___ Task material ___
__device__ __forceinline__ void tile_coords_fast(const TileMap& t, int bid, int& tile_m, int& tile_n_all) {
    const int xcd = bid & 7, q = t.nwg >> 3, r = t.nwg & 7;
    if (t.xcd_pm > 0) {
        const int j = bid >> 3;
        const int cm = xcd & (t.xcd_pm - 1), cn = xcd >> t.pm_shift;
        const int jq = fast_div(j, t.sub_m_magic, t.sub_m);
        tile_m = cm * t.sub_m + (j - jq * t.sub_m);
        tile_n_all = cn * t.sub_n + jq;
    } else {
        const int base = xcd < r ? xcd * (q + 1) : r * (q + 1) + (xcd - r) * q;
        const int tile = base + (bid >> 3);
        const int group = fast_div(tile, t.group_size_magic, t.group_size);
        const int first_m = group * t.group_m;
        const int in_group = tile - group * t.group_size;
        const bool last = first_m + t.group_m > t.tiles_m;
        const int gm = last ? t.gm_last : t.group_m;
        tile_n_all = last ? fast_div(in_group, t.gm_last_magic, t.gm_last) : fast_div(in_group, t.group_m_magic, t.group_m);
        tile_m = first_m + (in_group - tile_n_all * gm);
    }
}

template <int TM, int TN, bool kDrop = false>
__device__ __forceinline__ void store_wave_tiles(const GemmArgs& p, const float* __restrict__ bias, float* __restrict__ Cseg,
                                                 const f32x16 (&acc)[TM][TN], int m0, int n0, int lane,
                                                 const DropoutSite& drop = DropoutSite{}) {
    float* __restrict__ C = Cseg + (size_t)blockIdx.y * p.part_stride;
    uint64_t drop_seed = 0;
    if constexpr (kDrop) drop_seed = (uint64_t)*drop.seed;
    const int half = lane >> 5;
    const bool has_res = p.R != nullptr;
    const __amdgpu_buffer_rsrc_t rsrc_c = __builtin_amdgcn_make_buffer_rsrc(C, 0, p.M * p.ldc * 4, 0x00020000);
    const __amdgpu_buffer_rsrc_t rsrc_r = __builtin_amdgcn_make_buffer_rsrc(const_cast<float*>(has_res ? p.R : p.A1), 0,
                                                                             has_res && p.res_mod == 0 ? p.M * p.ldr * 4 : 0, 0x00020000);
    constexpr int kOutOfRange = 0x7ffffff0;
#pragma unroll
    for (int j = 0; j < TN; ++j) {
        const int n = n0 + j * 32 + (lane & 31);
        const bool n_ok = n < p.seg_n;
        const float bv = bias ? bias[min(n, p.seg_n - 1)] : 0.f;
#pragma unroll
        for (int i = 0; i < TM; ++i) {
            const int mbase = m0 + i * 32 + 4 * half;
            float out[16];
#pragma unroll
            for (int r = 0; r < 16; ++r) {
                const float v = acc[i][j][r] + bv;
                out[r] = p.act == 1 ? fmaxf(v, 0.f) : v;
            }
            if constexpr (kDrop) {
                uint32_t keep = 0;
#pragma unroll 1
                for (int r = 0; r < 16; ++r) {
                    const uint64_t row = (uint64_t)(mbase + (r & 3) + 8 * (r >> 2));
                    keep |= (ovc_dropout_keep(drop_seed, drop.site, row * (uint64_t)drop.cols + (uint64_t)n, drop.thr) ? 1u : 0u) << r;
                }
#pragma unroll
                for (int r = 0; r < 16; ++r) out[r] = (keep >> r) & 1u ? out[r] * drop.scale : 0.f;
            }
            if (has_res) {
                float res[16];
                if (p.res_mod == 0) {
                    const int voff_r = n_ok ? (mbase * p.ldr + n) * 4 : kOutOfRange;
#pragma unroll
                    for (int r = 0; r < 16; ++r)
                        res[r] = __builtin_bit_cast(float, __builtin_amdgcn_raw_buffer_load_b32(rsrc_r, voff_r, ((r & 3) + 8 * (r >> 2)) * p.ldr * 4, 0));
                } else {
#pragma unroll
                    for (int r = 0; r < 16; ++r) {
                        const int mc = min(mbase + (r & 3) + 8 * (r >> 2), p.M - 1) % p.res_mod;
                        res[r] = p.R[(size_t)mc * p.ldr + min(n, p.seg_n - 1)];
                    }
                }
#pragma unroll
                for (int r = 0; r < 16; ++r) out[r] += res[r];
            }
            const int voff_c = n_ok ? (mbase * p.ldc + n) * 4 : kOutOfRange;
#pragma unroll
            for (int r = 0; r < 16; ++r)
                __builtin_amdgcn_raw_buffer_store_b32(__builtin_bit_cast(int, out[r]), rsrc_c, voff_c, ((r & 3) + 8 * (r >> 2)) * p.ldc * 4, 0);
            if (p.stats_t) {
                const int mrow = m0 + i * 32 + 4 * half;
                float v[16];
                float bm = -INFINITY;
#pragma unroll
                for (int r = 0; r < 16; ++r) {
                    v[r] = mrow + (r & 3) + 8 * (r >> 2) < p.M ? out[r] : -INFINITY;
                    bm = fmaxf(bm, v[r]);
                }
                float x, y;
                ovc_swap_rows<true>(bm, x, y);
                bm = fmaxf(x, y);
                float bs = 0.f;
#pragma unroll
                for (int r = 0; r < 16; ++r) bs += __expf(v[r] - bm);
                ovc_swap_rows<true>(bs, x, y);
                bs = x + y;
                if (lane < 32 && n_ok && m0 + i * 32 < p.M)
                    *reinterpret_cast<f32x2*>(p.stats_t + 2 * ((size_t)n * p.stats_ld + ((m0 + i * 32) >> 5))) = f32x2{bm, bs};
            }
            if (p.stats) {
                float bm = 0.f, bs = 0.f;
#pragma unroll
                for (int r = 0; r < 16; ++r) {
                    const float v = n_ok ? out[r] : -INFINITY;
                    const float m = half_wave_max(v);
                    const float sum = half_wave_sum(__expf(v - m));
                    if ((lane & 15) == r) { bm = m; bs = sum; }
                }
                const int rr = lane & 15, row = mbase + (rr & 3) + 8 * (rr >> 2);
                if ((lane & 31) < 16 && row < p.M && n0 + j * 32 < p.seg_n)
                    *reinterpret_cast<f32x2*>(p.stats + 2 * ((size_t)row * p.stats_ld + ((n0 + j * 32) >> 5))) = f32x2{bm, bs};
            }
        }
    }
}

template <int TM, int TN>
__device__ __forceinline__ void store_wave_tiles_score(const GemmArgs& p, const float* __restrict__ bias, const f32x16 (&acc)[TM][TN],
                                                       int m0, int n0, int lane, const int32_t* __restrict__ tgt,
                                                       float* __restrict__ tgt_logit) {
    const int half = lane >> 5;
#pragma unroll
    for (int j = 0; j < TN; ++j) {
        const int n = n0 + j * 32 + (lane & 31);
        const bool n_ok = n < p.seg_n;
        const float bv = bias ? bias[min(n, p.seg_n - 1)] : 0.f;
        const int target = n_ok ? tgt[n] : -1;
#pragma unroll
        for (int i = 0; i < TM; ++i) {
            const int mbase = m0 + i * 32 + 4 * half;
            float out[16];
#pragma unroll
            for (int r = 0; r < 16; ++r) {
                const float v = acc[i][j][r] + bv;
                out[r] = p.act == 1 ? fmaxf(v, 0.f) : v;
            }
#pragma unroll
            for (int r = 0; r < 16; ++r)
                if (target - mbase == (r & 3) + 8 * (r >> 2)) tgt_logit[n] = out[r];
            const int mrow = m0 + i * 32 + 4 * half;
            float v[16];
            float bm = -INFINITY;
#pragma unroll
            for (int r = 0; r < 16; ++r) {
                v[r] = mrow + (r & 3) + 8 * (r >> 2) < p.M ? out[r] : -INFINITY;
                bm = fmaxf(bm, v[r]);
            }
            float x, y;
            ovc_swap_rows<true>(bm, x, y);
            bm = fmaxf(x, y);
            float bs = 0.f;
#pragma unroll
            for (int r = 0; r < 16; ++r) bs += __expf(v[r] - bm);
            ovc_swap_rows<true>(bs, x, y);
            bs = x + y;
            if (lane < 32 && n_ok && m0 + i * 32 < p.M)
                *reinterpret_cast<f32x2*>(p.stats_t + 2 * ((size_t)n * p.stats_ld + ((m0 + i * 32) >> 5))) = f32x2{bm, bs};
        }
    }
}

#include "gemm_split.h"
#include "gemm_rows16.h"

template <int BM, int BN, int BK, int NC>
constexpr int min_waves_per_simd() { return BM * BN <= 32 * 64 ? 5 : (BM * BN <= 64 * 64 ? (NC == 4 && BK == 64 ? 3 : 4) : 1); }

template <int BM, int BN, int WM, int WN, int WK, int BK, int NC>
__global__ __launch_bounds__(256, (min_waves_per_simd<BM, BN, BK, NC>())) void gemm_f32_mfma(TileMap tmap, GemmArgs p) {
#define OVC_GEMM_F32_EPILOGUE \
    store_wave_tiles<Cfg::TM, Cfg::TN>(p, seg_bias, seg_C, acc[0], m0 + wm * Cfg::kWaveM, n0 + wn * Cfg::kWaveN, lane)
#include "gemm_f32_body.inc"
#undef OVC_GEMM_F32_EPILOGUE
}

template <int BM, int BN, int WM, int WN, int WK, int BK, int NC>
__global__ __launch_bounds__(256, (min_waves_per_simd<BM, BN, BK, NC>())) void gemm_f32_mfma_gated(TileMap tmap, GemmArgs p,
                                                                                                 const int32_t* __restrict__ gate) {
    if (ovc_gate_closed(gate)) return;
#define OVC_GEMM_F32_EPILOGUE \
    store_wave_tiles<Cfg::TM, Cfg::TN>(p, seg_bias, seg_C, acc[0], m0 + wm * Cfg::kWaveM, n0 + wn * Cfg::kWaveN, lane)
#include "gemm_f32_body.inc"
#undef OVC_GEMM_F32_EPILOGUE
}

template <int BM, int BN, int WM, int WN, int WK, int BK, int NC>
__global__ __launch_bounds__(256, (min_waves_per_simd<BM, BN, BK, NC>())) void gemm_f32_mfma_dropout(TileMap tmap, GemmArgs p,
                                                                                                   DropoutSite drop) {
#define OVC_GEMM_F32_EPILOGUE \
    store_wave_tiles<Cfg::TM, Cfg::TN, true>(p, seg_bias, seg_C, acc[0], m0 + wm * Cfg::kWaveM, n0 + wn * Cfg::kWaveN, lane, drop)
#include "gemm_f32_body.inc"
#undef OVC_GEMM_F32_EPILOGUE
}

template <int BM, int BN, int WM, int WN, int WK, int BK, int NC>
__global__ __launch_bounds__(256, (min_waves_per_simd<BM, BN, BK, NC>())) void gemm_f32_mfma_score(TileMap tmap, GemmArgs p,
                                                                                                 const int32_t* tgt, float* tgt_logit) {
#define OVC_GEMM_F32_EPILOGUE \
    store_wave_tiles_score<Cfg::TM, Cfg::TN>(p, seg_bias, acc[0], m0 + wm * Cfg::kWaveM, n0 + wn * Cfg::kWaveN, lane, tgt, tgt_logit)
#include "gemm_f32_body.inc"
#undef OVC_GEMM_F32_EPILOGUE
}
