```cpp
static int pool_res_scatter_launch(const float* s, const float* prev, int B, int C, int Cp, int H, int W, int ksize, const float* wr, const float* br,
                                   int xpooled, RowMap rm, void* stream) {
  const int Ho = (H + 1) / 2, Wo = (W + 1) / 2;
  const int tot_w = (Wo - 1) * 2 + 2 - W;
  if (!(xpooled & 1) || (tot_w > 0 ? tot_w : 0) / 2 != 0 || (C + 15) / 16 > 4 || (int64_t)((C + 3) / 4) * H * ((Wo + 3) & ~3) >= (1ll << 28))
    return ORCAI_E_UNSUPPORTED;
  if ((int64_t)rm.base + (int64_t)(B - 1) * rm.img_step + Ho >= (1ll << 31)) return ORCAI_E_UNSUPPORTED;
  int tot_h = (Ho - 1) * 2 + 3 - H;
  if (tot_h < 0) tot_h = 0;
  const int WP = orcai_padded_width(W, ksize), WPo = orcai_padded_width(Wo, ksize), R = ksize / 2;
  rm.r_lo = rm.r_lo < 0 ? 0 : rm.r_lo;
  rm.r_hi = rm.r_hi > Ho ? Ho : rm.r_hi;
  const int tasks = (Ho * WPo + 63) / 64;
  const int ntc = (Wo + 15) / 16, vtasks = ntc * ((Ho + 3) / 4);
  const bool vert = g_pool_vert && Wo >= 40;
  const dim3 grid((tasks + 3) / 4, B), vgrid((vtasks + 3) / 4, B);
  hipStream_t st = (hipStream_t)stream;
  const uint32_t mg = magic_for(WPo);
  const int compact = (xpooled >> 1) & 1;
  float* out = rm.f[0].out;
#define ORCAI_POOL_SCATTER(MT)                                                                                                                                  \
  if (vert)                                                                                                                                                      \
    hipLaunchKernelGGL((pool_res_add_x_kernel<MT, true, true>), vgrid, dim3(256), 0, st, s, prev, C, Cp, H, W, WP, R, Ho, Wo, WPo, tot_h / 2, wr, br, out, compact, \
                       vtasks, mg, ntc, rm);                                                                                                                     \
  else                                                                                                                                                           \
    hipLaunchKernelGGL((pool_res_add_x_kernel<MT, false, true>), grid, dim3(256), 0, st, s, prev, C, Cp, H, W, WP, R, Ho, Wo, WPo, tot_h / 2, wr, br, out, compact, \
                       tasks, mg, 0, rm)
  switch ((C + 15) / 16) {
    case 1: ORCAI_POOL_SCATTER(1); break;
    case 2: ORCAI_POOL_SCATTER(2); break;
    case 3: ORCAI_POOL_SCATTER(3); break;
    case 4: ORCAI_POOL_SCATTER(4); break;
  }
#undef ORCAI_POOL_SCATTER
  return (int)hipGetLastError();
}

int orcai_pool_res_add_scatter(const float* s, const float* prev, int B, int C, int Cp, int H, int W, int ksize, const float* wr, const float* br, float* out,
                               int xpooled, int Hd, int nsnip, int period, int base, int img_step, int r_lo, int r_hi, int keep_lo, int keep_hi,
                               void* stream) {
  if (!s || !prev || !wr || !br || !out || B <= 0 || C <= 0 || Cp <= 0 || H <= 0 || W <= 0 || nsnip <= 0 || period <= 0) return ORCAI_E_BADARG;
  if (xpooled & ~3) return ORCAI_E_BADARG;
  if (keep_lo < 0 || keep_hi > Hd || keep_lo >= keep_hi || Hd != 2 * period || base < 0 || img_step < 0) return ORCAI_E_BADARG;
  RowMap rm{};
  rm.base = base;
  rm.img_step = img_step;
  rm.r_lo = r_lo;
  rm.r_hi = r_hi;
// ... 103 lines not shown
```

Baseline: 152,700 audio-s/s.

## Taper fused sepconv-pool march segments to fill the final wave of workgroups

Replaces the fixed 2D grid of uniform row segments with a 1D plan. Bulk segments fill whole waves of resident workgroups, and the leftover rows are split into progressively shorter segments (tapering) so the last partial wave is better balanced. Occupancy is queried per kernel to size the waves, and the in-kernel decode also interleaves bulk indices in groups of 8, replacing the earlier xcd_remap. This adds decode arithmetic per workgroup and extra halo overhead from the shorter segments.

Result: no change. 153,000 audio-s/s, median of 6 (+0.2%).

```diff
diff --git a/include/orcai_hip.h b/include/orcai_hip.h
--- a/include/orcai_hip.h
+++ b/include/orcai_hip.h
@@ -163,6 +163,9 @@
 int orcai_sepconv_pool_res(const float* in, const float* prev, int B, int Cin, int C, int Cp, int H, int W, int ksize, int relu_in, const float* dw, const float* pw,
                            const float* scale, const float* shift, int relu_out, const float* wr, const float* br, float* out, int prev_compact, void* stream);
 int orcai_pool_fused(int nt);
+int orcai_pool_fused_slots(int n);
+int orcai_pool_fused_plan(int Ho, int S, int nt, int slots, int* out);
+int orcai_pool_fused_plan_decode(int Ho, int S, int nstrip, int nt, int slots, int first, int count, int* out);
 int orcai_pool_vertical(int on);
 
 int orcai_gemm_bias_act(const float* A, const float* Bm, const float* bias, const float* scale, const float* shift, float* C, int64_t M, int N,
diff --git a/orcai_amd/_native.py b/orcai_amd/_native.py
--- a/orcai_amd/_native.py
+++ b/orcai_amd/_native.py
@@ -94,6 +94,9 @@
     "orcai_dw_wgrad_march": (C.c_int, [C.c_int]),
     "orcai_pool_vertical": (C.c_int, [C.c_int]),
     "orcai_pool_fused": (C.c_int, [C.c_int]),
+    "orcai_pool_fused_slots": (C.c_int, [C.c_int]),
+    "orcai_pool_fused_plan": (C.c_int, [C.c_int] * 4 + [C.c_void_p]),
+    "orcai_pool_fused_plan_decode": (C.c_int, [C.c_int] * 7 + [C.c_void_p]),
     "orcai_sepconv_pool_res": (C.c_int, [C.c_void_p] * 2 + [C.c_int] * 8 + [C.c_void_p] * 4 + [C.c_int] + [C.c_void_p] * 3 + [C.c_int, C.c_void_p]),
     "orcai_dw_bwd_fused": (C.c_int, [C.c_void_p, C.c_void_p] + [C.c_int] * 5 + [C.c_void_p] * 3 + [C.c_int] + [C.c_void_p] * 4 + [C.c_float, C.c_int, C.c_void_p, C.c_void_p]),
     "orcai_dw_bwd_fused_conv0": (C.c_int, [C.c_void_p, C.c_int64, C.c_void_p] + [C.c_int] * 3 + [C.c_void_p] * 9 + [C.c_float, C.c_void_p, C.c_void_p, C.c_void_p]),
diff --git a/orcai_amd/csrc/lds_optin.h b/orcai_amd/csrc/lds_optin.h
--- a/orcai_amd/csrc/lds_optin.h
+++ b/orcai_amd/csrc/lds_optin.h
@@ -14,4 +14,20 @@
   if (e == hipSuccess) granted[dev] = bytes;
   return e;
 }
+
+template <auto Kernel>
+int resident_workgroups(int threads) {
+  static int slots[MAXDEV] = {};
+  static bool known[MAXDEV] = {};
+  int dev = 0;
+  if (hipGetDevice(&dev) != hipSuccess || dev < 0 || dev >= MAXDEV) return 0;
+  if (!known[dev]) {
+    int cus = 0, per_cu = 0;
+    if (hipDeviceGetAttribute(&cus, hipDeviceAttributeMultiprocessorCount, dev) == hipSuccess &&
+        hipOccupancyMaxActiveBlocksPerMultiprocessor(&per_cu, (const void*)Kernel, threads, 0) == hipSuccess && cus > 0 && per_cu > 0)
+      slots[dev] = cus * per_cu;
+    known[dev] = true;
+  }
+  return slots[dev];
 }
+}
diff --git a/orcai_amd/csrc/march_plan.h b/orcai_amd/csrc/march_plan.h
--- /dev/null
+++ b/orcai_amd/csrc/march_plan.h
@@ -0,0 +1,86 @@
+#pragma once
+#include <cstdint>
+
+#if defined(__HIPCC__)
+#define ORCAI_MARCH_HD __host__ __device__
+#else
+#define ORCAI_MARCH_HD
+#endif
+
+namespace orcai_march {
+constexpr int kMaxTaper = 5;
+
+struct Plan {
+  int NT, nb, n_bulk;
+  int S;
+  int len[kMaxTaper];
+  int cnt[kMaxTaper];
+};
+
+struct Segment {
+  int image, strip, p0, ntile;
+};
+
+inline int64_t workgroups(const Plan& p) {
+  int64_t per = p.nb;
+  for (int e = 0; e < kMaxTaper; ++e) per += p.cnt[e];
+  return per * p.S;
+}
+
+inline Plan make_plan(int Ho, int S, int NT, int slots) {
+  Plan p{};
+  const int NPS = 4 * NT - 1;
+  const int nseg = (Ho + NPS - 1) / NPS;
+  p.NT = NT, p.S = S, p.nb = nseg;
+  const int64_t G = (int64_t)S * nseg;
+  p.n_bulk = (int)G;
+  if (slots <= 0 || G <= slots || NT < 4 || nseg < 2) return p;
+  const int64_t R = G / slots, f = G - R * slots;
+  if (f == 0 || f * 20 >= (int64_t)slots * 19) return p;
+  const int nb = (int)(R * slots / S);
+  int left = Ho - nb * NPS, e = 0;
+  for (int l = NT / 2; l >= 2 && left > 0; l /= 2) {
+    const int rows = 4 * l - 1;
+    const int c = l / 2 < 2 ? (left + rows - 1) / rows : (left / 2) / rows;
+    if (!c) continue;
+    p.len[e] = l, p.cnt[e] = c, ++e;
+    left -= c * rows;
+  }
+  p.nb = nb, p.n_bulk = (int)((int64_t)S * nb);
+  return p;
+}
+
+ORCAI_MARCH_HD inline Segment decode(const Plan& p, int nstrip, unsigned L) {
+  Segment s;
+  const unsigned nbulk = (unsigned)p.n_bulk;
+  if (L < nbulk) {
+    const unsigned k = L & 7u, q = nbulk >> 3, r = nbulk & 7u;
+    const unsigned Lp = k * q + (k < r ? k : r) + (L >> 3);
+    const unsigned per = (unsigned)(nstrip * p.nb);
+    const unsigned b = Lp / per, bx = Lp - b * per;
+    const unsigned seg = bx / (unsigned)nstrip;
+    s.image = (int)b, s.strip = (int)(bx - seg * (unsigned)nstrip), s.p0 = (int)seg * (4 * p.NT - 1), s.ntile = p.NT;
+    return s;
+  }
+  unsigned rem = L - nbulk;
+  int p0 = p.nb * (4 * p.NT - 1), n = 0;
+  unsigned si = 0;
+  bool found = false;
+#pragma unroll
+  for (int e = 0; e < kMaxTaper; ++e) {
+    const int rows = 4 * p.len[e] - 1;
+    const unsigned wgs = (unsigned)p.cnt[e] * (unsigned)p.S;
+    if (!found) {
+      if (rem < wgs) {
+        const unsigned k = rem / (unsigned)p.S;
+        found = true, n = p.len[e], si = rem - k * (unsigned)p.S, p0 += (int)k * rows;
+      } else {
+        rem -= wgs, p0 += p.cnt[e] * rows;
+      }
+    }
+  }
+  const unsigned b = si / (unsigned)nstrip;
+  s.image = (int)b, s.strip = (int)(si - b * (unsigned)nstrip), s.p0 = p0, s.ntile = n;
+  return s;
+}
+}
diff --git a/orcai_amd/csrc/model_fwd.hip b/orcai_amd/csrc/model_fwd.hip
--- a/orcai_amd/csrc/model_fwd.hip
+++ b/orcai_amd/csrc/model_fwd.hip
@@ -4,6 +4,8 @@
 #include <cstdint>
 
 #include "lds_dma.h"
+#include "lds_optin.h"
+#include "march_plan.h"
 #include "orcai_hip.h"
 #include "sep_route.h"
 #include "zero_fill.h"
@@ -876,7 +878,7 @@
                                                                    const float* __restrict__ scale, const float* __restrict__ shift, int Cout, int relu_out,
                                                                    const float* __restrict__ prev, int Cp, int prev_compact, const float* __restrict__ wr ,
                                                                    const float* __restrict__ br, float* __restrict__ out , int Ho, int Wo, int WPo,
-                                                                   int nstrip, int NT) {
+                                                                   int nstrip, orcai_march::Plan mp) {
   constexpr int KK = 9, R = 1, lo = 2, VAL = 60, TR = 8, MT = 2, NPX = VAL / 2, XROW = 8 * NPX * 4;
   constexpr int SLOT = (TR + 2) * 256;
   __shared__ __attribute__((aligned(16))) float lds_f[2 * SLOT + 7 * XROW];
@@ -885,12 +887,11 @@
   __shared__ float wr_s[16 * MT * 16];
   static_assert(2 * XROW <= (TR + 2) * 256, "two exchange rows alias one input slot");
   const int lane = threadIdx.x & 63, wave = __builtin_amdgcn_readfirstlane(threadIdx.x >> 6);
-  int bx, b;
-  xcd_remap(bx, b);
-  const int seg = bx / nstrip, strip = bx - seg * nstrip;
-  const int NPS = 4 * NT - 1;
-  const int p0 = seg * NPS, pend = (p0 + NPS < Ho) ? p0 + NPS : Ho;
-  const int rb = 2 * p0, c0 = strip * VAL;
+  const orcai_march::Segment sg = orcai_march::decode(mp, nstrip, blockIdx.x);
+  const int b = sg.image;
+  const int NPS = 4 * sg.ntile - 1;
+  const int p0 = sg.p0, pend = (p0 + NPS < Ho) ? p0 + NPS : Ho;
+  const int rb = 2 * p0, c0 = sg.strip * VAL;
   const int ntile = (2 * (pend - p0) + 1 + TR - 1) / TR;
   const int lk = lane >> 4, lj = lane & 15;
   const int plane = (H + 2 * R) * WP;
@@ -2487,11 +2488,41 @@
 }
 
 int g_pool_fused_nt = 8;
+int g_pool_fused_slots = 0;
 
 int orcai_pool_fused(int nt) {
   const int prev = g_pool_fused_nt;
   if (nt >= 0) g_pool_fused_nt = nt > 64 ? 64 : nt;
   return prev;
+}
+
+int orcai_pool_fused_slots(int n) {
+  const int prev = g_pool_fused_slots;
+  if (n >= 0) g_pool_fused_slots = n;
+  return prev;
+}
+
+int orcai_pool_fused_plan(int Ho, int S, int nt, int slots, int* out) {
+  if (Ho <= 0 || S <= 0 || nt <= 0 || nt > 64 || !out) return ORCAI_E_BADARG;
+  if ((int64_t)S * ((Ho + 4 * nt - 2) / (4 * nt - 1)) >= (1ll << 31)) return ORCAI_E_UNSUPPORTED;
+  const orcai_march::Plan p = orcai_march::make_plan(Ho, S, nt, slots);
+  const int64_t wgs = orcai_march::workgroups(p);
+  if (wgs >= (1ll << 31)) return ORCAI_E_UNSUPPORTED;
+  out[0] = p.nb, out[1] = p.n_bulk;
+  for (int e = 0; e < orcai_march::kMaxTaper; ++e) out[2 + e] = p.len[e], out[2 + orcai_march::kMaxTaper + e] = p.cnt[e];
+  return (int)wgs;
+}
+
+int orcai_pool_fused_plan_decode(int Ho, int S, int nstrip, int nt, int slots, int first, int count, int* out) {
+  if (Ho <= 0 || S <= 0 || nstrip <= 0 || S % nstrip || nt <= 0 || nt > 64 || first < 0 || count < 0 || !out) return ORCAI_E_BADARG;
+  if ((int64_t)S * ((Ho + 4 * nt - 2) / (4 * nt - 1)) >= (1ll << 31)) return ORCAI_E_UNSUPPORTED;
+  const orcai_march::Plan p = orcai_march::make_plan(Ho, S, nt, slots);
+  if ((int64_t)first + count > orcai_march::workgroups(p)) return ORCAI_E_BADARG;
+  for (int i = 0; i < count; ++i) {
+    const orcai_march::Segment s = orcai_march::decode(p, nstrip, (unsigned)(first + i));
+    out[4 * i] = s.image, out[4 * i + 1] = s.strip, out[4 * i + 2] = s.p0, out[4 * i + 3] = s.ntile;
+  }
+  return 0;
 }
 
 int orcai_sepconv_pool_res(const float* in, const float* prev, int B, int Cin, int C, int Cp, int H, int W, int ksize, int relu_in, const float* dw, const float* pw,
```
___
Your objective → Take the records above and return, word for word, only the lines that fall from the line with "const int base" to the line with "const f32x16 (&acc)[TM][TN], int", both of them included.

Response to the task →
        const int base = xcd < r ? xcd * (q + 1) : r * (q + 1) + (xcd - r) * q;
        const int tile = base + (bid >> 3);
        const int group = fast_div(tile, t.group_size_magic, t.group_size);
        const int first_m = group * t.group_m;
        const int in_group = tile - group * t.group_size;
        const bool last = first_m + t.group_m > t.tiles_m;
        const int gm = last ? t.gm_last : t.group_m;
        tile_n_all = last ? fast_div(in_group, t.gm_last_magic, t.gm_last) : fast_div(in_group, t.group_m_magic, t.group_m);
        tile_m = first_m + (in_group - tile_n_all * gm);
    }
}

template <int TM, int TN, bool kDrop = false>
__device__ __forceinline__ void store_wave_tiles(const GemmArgs& p, const float* __restrict__ bias, float* __restrict__ Cseg,
                                                 const f32x16 (&acc)[TM][TN], int m0, int n0, int lane,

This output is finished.